▸ **Task requirements**
Below is a listing; repeat exactly the lines from the one containing "-689,9 +722,9 @@" to the one containing "if (!lows[k]) return", both included.

▸ **Material shown**

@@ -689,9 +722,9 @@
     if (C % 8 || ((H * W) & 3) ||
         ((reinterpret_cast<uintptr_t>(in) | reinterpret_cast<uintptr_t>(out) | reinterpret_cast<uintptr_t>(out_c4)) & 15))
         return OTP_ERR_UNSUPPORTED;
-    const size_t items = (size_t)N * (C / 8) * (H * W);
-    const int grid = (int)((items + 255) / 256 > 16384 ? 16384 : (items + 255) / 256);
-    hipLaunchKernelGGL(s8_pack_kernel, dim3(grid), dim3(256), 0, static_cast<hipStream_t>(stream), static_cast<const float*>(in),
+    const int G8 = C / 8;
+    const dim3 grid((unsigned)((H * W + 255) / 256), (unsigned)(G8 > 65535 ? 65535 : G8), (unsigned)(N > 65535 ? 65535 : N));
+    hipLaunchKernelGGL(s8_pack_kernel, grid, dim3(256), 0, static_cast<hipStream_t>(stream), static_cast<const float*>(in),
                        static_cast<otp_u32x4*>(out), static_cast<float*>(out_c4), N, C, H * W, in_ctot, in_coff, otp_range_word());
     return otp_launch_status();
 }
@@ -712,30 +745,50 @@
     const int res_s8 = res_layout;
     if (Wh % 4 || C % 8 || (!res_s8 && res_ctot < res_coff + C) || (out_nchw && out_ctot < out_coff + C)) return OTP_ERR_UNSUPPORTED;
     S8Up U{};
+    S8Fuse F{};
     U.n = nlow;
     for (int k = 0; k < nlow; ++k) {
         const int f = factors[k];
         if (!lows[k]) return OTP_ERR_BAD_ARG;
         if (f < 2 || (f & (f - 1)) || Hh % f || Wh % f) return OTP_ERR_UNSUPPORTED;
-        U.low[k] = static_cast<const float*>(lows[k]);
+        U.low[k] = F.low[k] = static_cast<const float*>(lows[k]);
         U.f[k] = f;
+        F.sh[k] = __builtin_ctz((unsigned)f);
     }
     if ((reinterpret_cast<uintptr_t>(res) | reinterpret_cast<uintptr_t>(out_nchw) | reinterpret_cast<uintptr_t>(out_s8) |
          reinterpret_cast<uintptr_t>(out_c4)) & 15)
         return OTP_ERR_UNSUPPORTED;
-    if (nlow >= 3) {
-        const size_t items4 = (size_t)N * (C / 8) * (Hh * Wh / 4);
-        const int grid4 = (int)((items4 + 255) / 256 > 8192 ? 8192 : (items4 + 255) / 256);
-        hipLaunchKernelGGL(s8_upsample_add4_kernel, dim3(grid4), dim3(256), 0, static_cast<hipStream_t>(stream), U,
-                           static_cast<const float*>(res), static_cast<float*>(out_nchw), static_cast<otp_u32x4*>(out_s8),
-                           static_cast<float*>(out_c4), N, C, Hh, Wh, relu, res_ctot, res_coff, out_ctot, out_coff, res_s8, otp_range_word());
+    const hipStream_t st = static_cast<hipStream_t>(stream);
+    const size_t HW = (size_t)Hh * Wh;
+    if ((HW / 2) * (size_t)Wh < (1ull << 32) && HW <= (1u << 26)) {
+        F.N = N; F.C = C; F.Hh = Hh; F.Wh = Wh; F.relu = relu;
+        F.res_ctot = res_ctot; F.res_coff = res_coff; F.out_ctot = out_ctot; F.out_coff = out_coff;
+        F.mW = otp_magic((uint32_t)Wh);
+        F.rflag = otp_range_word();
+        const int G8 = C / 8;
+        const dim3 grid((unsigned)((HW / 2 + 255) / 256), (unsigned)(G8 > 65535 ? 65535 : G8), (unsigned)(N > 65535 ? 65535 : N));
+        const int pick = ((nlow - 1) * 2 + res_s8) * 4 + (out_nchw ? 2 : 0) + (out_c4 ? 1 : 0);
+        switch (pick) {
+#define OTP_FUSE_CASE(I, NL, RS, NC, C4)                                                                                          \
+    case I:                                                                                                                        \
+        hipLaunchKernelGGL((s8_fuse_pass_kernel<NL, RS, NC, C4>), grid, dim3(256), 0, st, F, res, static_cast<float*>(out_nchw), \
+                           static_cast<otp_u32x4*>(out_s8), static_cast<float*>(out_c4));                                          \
...
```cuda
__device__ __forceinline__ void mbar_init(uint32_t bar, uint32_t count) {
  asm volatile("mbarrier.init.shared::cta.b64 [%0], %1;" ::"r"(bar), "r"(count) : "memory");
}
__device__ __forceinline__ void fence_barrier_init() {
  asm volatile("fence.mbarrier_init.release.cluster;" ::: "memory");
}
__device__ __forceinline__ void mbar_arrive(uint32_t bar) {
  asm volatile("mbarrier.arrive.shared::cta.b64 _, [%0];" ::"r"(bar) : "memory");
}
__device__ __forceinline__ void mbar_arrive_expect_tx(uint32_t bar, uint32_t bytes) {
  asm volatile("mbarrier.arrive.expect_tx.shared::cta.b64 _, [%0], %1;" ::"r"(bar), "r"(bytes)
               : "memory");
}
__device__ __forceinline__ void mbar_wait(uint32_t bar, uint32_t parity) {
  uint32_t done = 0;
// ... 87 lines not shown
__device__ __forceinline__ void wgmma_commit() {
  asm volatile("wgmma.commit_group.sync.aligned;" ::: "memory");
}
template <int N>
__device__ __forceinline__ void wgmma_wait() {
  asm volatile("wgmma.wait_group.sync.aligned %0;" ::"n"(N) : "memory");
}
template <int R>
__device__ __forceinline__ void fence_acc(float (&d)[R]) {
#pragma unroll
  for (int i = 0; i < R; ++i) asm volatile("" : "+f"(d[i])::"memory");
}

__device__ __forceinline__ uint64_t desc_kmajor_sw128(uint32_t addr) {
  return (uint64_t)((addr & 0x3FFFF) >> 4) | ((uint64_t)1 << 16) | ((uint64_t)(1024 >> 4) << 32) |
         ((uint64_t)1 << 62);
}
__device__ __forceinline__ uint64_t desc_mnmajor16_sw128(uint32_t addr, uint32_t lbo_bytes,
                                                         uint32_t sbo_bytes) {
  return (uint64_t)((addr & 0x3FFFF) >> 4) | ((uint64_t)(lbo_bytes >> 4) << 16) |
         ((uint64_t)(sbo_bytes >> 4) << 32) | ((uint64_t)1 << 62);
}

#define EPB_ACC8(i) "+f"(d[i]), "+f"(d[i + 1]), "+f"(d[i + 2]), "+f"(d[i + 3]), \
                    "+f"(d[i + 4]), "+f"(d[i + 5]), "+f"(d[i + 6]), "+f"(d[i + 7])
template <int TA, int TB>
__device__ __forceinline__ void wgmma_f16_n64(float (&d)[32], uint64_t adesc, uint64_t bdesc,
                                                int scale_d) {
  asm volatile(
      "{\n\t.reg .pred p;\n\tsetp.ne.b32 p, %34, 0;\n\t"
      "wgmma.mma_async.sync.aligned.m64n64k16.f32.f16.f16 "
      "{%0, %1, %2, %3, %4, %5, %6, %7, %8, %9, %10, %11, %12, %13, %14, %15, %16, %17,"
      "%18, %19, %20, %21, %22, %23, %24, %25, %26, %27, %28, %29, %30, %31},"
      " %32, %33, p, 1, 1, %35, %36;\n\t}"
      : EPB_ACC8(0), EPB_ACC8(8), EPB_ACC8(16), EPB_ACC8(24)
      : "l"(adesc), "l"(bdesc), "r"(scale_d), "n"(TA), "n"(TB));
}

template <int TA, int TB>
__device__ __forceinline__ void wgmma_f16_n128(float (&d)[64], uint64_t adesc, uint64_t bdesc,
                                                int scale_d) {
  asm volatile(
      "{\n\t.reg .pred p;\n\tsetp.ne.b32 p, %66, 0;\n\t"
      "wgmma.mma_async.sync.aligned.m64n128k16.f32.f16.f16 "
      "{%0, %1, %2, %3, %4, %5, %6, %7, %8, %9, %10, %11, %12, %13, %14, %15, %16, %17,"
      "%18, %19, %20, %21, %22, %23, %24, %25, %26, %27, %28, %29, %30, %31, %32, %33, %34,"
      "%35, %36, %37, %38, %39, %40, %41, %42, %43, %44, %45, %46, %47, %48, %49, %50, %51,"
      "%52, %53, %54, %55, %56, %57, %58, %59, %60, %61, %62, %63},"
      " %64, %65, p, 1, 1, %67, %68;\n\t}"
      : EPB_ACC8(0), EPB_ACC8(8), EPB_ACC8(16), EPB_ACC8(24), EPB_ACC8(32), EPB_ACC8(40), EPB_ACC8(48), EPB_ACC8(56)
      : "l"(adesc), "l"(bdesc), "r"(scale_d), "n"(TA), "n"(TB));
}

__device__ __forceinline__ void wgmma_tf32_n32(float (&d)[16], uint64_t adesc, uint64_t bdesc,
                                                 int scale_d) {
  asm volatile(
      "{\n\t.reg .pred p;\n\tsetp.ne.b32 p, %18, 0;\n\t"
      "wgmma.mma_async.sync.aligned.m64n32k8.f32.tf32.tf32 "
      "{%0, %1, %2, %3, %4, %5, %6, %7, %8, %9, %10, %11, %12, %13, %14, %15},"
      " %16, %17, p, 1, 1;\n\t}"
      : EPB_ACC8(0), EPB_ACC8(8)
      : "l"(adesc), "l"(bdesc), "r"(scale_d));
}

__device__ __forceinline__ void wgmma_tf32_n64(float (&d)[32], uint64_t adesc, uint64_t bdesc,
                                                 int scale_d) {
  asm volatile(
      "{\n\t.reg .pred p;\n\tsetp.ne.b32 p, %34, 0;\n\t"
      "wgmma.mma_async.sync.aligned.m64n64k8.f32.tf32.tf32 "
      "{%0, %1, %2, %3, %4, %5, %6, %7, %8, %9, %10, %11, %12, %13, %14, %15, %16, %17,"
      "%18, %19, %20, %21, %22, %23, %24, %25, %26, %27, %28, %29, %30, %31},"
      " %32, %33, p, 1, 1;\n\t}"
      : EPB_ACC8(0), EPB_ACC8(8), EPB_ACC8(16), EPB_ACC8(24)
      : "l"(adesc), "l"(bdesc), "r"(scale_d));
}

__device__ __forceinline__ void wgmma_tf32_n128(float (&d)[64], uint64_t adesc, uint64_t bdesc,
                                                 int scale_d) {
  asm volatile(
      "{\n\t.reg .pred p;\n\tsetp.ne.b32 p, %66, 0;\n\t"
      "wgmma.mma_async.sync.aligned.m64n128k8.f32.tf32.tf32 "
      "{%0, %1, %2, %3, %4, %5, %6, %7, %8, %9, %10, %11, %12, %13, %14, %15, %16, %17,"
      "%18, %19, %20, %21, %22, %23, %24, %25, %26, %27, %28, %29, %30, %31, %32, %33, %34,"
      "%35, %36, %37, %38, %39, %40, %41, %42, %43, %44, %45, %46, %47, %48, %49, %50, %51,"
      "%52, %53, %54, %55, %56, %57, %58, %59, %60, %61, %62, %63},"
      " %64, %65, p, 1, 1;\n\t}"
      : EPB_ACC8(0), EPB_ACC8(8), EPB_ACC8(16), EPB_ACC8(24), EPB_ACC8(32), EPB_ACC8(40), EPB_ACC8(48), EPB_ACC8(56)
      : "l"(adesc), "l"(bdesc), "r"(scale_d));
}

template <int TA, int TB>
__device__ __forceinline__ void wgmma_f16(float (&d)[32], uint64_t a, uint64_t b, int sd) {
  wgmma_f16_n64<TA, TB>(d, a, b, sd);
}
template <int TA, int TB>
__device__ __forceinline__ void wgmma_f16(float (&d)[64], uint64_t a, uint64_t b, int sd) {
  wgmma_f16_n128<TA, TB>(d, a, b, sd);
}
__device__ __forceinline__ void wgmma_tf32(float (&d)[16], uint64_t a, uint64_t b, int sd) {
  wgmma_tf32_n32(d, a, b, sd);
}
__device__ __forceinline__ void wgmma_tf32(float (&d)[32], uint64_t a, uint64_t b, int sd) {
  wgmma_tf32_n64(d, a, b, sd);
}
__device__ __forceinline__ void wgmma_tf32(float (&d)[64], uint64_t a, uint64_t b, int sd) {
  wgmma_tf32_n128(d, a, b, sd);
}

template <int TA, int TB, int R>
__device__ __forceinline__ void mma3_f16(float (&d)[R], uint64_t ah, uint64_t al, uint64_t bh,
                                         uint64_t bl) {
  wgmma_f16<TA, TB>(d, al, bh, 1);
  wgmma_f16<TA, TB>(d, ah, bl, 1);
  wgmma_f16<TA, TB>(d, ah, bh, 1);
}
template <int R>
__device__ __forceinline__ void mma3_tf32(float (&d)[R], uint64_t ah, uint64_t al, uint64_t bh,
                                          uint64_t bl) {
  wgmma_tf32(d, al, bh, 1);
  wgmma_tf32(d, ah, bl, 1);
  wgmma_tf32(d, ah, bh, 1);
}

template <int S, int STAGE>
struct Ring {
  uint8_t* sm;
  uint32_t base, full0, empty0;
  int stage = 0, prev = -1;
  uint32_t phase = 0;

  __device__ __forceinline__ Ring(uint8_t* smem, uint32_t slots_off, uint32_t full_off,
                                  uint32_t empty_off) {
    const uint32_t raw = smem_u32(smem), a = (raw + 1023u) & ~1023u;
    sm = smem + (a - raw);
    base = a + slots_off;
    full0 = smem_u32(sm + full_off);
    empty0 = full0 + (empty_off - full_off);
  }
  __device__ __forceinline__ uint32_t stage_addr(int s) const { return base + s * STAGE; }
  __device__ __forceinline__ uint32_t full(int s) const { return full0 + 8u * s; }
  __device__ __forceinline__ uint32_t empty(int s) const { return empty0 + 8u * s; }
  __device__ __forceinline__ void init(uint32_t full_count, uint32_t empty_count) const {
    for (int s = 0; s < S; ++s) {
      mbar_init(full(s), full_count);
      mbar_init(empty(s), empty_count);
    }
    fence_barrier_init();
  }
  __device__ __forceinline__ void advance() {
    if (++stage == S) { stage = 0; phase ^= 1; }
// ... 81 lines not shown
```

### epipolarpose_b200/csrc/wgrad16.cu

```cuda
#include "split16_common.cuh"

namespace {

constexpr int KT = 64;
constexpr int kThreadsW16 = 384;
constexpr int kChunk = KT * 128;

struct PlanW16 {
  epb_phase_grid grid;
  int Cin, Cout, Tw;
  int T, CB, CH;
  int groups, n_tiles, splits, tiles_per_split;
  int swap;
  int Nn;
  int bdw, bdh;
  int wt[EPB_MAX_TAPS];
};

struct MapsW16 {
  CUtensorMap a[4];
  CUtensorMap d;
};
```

▸ **Exercise solution**
@@ -689,9 +722,9 @@
     if (C % 8 || ((H * W) & 3) ||
         ((reinterpret_cast<uintptr_t>(in) | reinterpret_cast<uintptr_t>(out) | reinterpret_cast<uintptr_t>(out_c4)) & 15))
         return OTP_ERR_UNSUPPORTED;
-    const size_t items = (size_t)N * (C / 8) * (H * W);
-    const int grid = (int)((items + 255) / 256 > 16384 ? 16384 : (items + 255) / 256);
-    hipLaunchKernelGGL(s8_pack_kernel, dim3(grid), dim3(256), 0, static_cast<hipStream_t>(stream), static_cast<const float*>(in),
+    const int G8 = C / 8;
+    const dim3 grid((unsigned)((H * W + 255) / 256), (unsigned)(G8 > 65535 ? 65535 : G8), (unsigned)(N > 65535 ? 65535 : N));
+    hipLaunchKernelGGL(s8_pack_kernel, grid, dim3(256), 0, static_cast<hipStream_t>(stream), static_cast<const float*>(in),
                        static_cast<otp_u32x4*>(out), static_cast<float*>(out_c4), N, C, H * W, in_ctot, in_coff, otp_range_word());
     return otp_launch_status();
 }
@@ -712,30 +745,50 @@
     const int res_s8 = res_layout;
     if (Wh % 4 || C % 8 || (!res_s8 && res_ctot < res_coff + C) || (out_nchw && out_ctot < out_coff + C)) return OTP_ERR_UNSUPPORTED;
     S8Up U{};
+    S8Fuse F{};
     U.n = nlow;
     for (int k = 0; k < nlow; ++k) {
         const int f = factors[k];
         if (!lows[k]) return OTP_ERR_BAD_ARG;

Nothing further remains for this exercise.